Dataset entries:
PHASE void ph_solve(Ctx c, int dst) {
    LAYDEF;
    chol_solve<SH>(L, L.rhs, dst ? L.dz : L.z);
}
PHASE void ph_solve_back(Ctx c, int dst) {
    LAYDEF;
    chol_solve_back<SH>(L, dst ? L.dz : L.z);
}
template <int SH>
__device__ __forceinline__ const double* uniform_margin(const double* mg) {
    if constexpr (shape_c(SH).V != 0) return nullptr;
    else return (const double*)readfirstlane_u64((unsigned long long)mg);
}
PHASE int ph_margin_bad(Ctx c, const double* mg_) {
    LAYDEF;
    const double* mg = uniform_margin<SH>(mg_);
    lint* orslot = (lint*)(L.red + kOrSlot);
    if (threadIdx.x == 0) *orslot = 0;
    bar();
    bool bad = false;
    if (mg)
        for (int i = threadIdx.x; i < L.O * L.Hb; i += NT) bad |= !(mg[i] >= 0.0) || mg[i] == INFINITY;
    if (bad) *orslot = 1;
    bar();
    const int any = __builtin_amdgcn_readfirstlane(*orslot);
    bar();
    return any;
}
PHASE void ph_linearise(Ctx c, const double* mg) {
    LAYDEF;
    linearise_rows(P, L, uniform_margin<SH>(mg));
}
PHASE EvalRes ph_evaluate(Ctx c, double* cveh, double* cobs, const double* mg) {
    LAYDEF;
    return evaluate_u(P, L, L.ub, cveh, cobs, uniform_margin<SH>(mg));
}
PHASE D4 ph_residuals(Ctx c) {
    LAYDEF;
    ROWSDEF;
    A.template load<RV_S | RV_LAM>();
    double r[4];
    residuals(P, L, A, r);
    return D4{r[0], r[1], r[2], r[3]};
}
template <class LT>
__device__ __forceinline__ void rhs_from_tv_body(const cParams& P, const LT& L, double rho) {
    const double ow = gt_apply_fin<1>(L, L.tv, [&](int e, double g) { L.rhs[e] = g - L.qs[e] + rho * L.dz[e]; });
    if (threadIdx.x == 0) L.rhs[L.N] = ow - P.slackW + rho * L.dz[L.N];
    bar();
}
template <class LT>
__device__ __forceinline__ auto rhs_from_tv_side(const cParams& P, const LT& L, double rho) {
    return gt_side(
        L, L.tv, [&L, rho](int e, double g) { L.rhs[e] = g - L.qs[e] + rho * L.dz[e]; },
        [&L, &P, rho](double ow) { L.rhs[L.N] = ow - P.slackW + rho * L.dz[L.N]; });
}
#ifdef SCPQP_DIAG_RHS_FRONT
constexpr bool kRhsOverlap = false;
#else
constexpr bool kRhsOverlap = true;
#endif
#define PHASE_OVL                                                                     \
    template <bool HG, bool VG, int RM, int OCC, int SH, bool OVL = kRhsOverlap && !HG, \
              bool FWD = false>                                                        \
    __device__ __noinline__
PHASE void ph_fwd_sweep_step(Ctx c, int s, int dst) {
    LAYDEF;
    FwdSide<shape_n<SH>(), Lay<HG, VG, RM, OCC>>{L, dst ? L.dz : L.z}(__builtin_amdgcn_readfirstlane(s));
}
template <bool HG, bool VG, int RM, int OCC, int SH>
struct FwdCall {
    static constexpr bool ON = true;
    static_assert(fwd_fits<HG, SH>(), "FWD only where the sweep fits");
    Ctx c;
    int dst;
    __device__ __forceinline__ void operator()(int s) const {
        if (s > FwdSide<shape_n<SH>(), Lay<HG, VG, RM, OCC>>::S1) PH(ph_fwd_sweep_step)(c, s, dst);
    }
};
#define FWD_CALL(dst) FwdCall<HG, VG, RM, OCC, SH>{cu_, dst}
template <bool HG, int SH>
constexpr bool kFwdSweep = kFwdOverlap && kRhsOverlap && fwd_fits<HG, SH>();
PHASE void ph_rhs_from_tv(Ctx c, double rho) {
    LAYDEF;
    rhs_from_tv_body(P, L, rho);
}
PHASE void ph_init_a(Ctx c) {
    LAYDEF;
    const int tid = threadIdx.x;
    for (int r = tid; r < L.mc; r += NT) {
        L.dd[r] = 1.0;
        L.tv[r] = hval(L, r);
    }
    for (int e = tid; e < L.n; e += NT) L.dz[e] = 0.0;
    bar();
}
PHASE void ph_init_b(Ctx c) {
    LAYDEF;
    const int tid = threadIdx.x, N = L.N, mc = L.mc;
    toeplitz_apply(L, L.z, L.ya);
    bar();
    double vmax = 0.0;
    for (int r = tid; r < L.m; r += NT) {
        const double gu = gx_row(L, L.z, 0.0, r);
        L.s[r] = gu;
        vmax = fmax(vmax, (gu - L.rowH[r]) / -L.rowW[r]);
    }
    double red[4] = {vmax, 0.0, 0.0, 0.0};
    block_reduce4<1>(red, 1, L.red);
    const double om = red[0] + 1.0;
    double smin = 1e300, smax = -1e300;
    for (int r = tid; r < mc; r += NT) {
        const double gx = r < L.m ? L.s[r] + L.rowW[r] * om : gx_row(L, L.z, om, r);
        const double sv = hval(L, r) - gx;
        L.s[r] = sv;
        smin = fmin(smin, sv);
        smax = fmax(smax, sv);
    }
    double red2[4] = {-smin, smax, 0.0, 0.0};
    block_reduce4<2, 1>(red2, 3, L.red);
    const double ts = fmax(1.5 * red2[0], 0.0);
    const double fl = 0.1 * fmax(1.0, red2[1] + ts);
    const double lam0 = 0.3 * P.slackW / mc;
    for (int r = tid; r < mc; r += NT) {
        L.s[r] = fmax(L.s[r] + ts, fl);
        L.lam[r] = r == mc - 1 ? P.slackW : lam0;
    }
    if (tid == 0) L.z[N] = om;
    bar();
}
template <bool TV = true, class LT, class RW>
__device__ __forceinline__ void newton_rhs_body(const LT& L, RW& A, int corr, double smu) {
    if constexpr (TV) {
        each_row(A, L.mc, [&](int k, int r) {
            const double rc = A.s(k, r) * A.lam(k, r) + (corr ? A.sa(k, r) * A.la(k, r) - smu : 0.0);
            L.tv[r] = A.dd(k, r) * A.rp(k, r) - rc * recip(A.s(k, r));
        });
        bar();
    }
    const double ow = gt_apply_fin<0>(L, L.tv, [&](int e, double g) { L.rhs[e] = -L.rd[e] - g; });
    if (threadIdx.x == 0) L.rhs[L.N] = -L.rd[L.N] - ow;
    bar();
}
template <class LT>
__device__ __forceinline__ auto newton_rhs_side(const LT& L) {
    return gt_side(
        L, L.tv, [&L](int e, double g) { L.rhs[e] = -L.rd[e] - g; },
        [&L](double ow) { L.rhs[L.N] = -L.rd[L.N] - ow; });
}
template <class LT, class RW>
__device__ __forceinline__ double2v newton_back_body(const LT& L, RW& A, int corr, double smu) {
    toeplitz_apply(L, L.dz, L.ya);
    bar();
    const double xw = L.dz[L.N];
    double ap = 1.0, ad = 1.0;
    each_row(A, L.mc, [&](int k, int r) {
        const double rc = A.s(k, r) * A.lam(k, r) + (corr ? A.sa(k, r) * A.la(k, r) - smu : 0.0);
        const double dsr = -A.rp(k, r) - gx_row(L, L.dz, xw, r);
        const double dlr = -(rc + A.lam(k, r) * dsr) * recip(A.s(k, r));
        A.ds(k, r) = dsr;
        A.dl(k, r) = dlr;
        if (dsr < 0.0) ap = fmin(ap, -A.s(k, r) * recip(dsr));
        if (dlr < 0.0) ad = fmin(ad, -A.lam(k, r) * recip(dlr));
    });
    return double2v{ap, ad};
}
template <class LT, class RW>
__device__ __forceinline__ double affine_body(const LT& L, RW& A, double mu, double2v part) {
    double redm[4] = {-fmin(part.x, part.y), 0.0, 0.0, 0.0};
    block_reduce4<1>(redm, 1, L.red);
    const double aaff = -redm[0];
    double mua = 0.0;
    each_row(A, L.mc, [&](int k, int r) {
        mua += (A.s(k, r) + aaff * A.ds(k, r)) * (A.lam(k, r) + aaff * A.dl(k, r));
    });
    double red[4] = {mua, 0.0, 0.0, 0.0};
    block_reduce4<1, 1>(red, 0, L.red);
    const double sr = red[0] / L.mc / mu;
    return sr * sr * sr * mu;
}
template <class LT, class RW>
__device__ __forceinline__ void update_body(const LT& L, RW& A, double eta, double2v part) {
    double ap = part.x, ad = part.y;
    double red[4] = {-ap, -ad, 0.0, 0.0};
    block_reduce4<2>(red, 3, L.red);
    ap = fmin(1.0, eta * -red[0]);
    ad = fmin(1.0, eta * -red[1]);
    for (int e = threadIdx.x; e < L.n; e += NT) L.z[e] += ap * L.dz[e];
    each_row(A, L.mc, [&](int k, int r) {
        A.s(k, r) += ap * A.ds(k, r);
        A.lam(k, r) += ad * A.dl(k, r);
    });
    A.template store<RV_S | RV_LAM>();
    bar();
}
__device__ __forceinline__ double step_factor(double mu) { return fmax(0.99, 1.0 - mu); }
template <class LT, class RW>
__device__ __forceinline__ void polish_tv_pass(const LT& L, RW& A) {
    const double idl = L.red[kIdlSlot];
    each_row(A, L.mc, [&](int k, int r) { L.tv[r] = A.sa(k, r) * (hval(L, r) * idl - A.la(k, r)); });
}
PHASE_OVL int ph_scale_assemble_rhs_factor(Ctx c) {
    LAYDEF;
    PROF_T0_FINE();
    assemble(P, L, L.dd, 0.0);
    PROF_ACC_FINE0(29);
    if constexpr (OVL && FWD) {
        return cholesky(L, newton_rhs_side(L), FWD_CALL(1)) ? 1 : 0;
    } else if constexpr (OVL) {
        if (side_fits<2>(L)) return cholesky(L, newton_rhs_side(L)) ? 1 : 0;
    }
    RowsMem<Lay<HG, VG, RM, OCC>> A{L};
    newton_rhs_body<false>(L, A, 0, 0.0);
    PROF_ACC_FINE0(28);
    return cholesky(L) ? 1 : 0;
}
PHASE_OVL int ph_assemble_factor(Ctx c, double rho) {
    LAYDEF;
    if constexpr (OVL) {
        {
            ROWSDEF;
            A.template load<RV_SA | RV_LA>();
            polish_tv_pass(L, A);
        }
        assemble(P, L, L.dd, rho);
        if constexpr (FWD) {
            return cholesky(L, rhs_from_tv_side(P, L, P.polRho), FWD_CALL(1)) ? 1 : 0;
        }
        if (side_fits<2>(L)) return cholesky(L, rhs_from_tv_side(P, L, P.polRho)) ? 1 : 0;
        if (!cholesky(L)) return 0;
        rhs_from_tv_body(P, L, P.polRho);
        return 1;
    } else {
        assemble(P, L, L.dd, rho);
        return cholesky(L) ? 1 : 0;
    }
}
PHASE_OVL void ph_init_assemble_factor(Ctx c) {
    LAYDEF;
    assemble(P, L, L.dd, 0.0);
    const int N = L.N, o = roff(N);
    for (int e = threadIdx.x; e <= N; e += NT) L.H[o + e] = e == N ? 1.0 : 0.0;
    bar();
    if constexpr (OVL && FWD) {
        cholesky(L, rhs_from_tv_side(P, L, 0.0), FWD_CALL(0));
    } else if constexpr (OVL) {
        if (side_fits<2>(L)) {
            cholesky(L, rhs_from_tv_side(P, L, 0.0));
        } else {
            cholesky(L);
            rhs_from_tv_body(P, L, 0.0);
        }
    } else {
        cholesky(L);
    }
}
PHASE double ph_back_affine_rhs(Ctx c, double mu) {
    LAYDEF;
    ROWSDEF;
    A.template load<RV_S | RV_LAM | RV_RP | RV_DD>();
    const double2v part = newton_back_body(L, A, 0, 0.0);
    const double smu = affine_body(L, A, mu, part);
    A.template store<RV_SA | RV_LA>();
    newton_rhs_body(L, A, 1, smu);
    return smu;
}
PHASE D4 ph_back_update_residuals(Ctx c, double smu, double eta) {
    LAYDEF;
    ROWSDEF;
    A.template load<RV_S | RV_LAM | RV_RP | RV_SA | RV_LA>();
    const double2v part = newton_back_body(L, A, 1, smu);
    update_body(L, A, eta, part);
    double r[4];
    residuals(P, L, A, r);
    return D4{r[0], r[1], r[2], r[3]};
}
PHASE void ph_polish_prep(Ctx c) {
    LAYDEF;
    const double idl = 1.0 / P.polDelta;
    if (threadIdx.x == 0) L.red[kIdlSlot] = idl;
    for (int r = threadIdx.x; r < L.mc; r += NT) {
        const bool act = L.lam[r] > L.s[r];
        L.dd[r] = act ? idl : 0.0;
        L.la[r] = act ? L.lam[r] : 0.0;
        L.sa[r] = act ? 1.0 : 0.0;
    }
    for (int e = threadIdx.x; e < L.n; e += NT) L.dz[e] = L.rd[e] = L.z[e];
    bar();
}
PHASE void ph_polish_warm(Ctx c) {
    LAYDEF;
    const double idl = 1.0 / P.polDelta;
    if (threadIdx.x == 0) L.red[kIdlSlot] = idl;
    for (int r = threadIdx.x; r < L.mc; r += NT) L.dd[r] = L.sa[r] != 0.0 ? idl : 0.0;
    for (int e = threadIdx.x; e < L.n; e += NT) L.dz[e] = L.rd[e] = L.z[e];
    bar();
}
PHASE D4 ph_scales(Ctx c) {
    LAYDEF;
    const int tid = threadIdx.x;
    double hmax = 1.0;
    for (int r = tid; r < L.m; r += NT) hmax = fmax(hmax, fabs(L.rowH[r]));
    double qmax = fmax(1.0, P.slackW);
    for (int e = tid; e < L.N; e += NT) qmax = fmax(qmax, fabs(L.qs[e]));
    double red[4] = {hmax, qmax, 0.0, 0.0};
    block_reduce4<2>(red, 3, L.red);
    return D4{red[0], red[1], 0.0, 0.0};
}
template <class LT, class RW>
__device__ __forceinline__ void polish_rhs_body(const cParams& P, const LT& L, RW& A) {
    polish_tv_pass(L, A);
    bar();
    rhs_from_tv_body(P, L, P.polRho);
}
PHASE void ph_polish_rhs(Ctx c) {
    LAYDEF;
    ROWSDEF;
    A.template load<RV_SA | RV_LA>();
    polish_rhs_body(P, L, A);
}
template <class LT, class RW>
__device__ __forceinline__ D4 polish_dual_body(const cParams& P, const LT& L, RW& A) {
    const double idl = L.red[kIdlSlot];
    toeplitz_apply(L, L.dz, L.ya);
    bar();
    const double xw = L.dz[L.N];
    double viol = -1e300, yneg = -1e300;
    each_row(A, L.mc, [&](int k, int r) {
        const double hr = hval(L, r);
        const double rpr = gx_row(L, L.dz, xw, r) - hr;
        A.rp(k, r) = rpr;
        const double sar = A.sa(k, r);
        double y = A.la(k, r);
        if (sar != 0.0) {
            y = y + rpr * idl;
            A.la(k, r) = y;
            yneg = fmax(yneg, -y);
        } else {
            viol = fmax(viol, rpr);
        }
        L.tv[r] = sar * (hr * idl - y);
    });
    A.template store<RV_RP | RV_LA>();
    double dmax = 0.0, xmax = 0.0;
    for (int e = threadIdx.x; e < L.n; e += NT) {
        const double x = L.dz[e];
        dmax = fmax(dmax, fabs(x - L.rd[e]));
        xmax = fmax(xmax, fabs(x));
        L.rd[e] = x;
    }
    double red[4] = {dmax, xmax, viol, yneg};
    block_reduce4<4>(red, 15, L.red);
    return D4{red[0], red[1], red[2], red[3]};
}
PHASE D4 ph_polish_dual_next(Ctx c, int ref, int cap, double early) {
    LAYDEF;
    ROWSDEF;
    A.template load<RV_SA | RV_LA>();
    const D4 d = polish_dual_body(P, L, A);
    if (polish_stop(d, ref, early) == 0 && ref + 1 < cap) rhs_from_tv_body(P, L, P.polRho);
    return d;
}
PHASE int ph_polish_accept(Ctx c, double hmax, int converged) {
    LAYDEF;
    const int tid = threadIdx.x;
    double viol = -1e300, ymin = 1e300, ymax = 0.0, nonfin = 0.0;
    for (int r = tid; r < L.mc; r += NT) {
        viol = fmax(viol, L.rp[r]);
        if (L.sa[r] != 0.0) {
            ymin = fmin(ymin, L.la[r]);
            ymax = fmax(ymax, fabs(L.la[r]));
        }
    }
    for (int e = tid; e < L.n; e += NT)
        if (!isfinite(L.dz[e])) nonfin = 1.0;
    double red[4] = {viol, -ymin, ymax, nonfin};
    block_reduce4<4, 1>(red, 15, L.red);
    const double vtol = 1e-9 * hmax, ytol = -1e-9 * fmax(1.0, red[2]);
    const bool ok = converged && red[0] <= vtol && -red[1] >= ytol && red[3] == 0.0;
    if (ok) {
        for (int e = tid; e < L.n; e += NT) L.z[e] = L.dz[e];
        bar();
        return 1;
    }
    if (red[3] != 0.0) return 0;
    const double idl = L.red[kIdlSlot];
    double changed = 0.0;
    for (int r = tid; r < L.mc; r += NT) {
        const bool act = L.sa[r] != 0.0;
        const bool add = !act && L.rp[r] > vtol;
        const bool drop = act && L.la[r] < ytol;
        if (add || drop) {
            changed += 1.0;
            L.sa[r] = add ? 1.0 : 0.0;
            L.la[r] = 0.0;
            L.dd[r] = add ? idl : 0.0;
        }
    }
    double red2[4] = {changed, 0.0, 0.0, 0.0};
    block_reduce4<1>(red2, 0, L.red);
    return red2[0] != 0.0 ? 1 + (int)red2[0] : 0;
}
PHASE void ph_take_u(Ctx c) {
    LAYDEF;
    for (int i = threadIdx.x; i < L.N; i += NT) L.ub[i] = P.uLim * L.z[i];
    bar();
}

*WORK TO BE COMPLETED*:
Work out how many lines of the preceding data contain the word "part". Reply with that number only.

*WRITTEN RESPONSE*:
8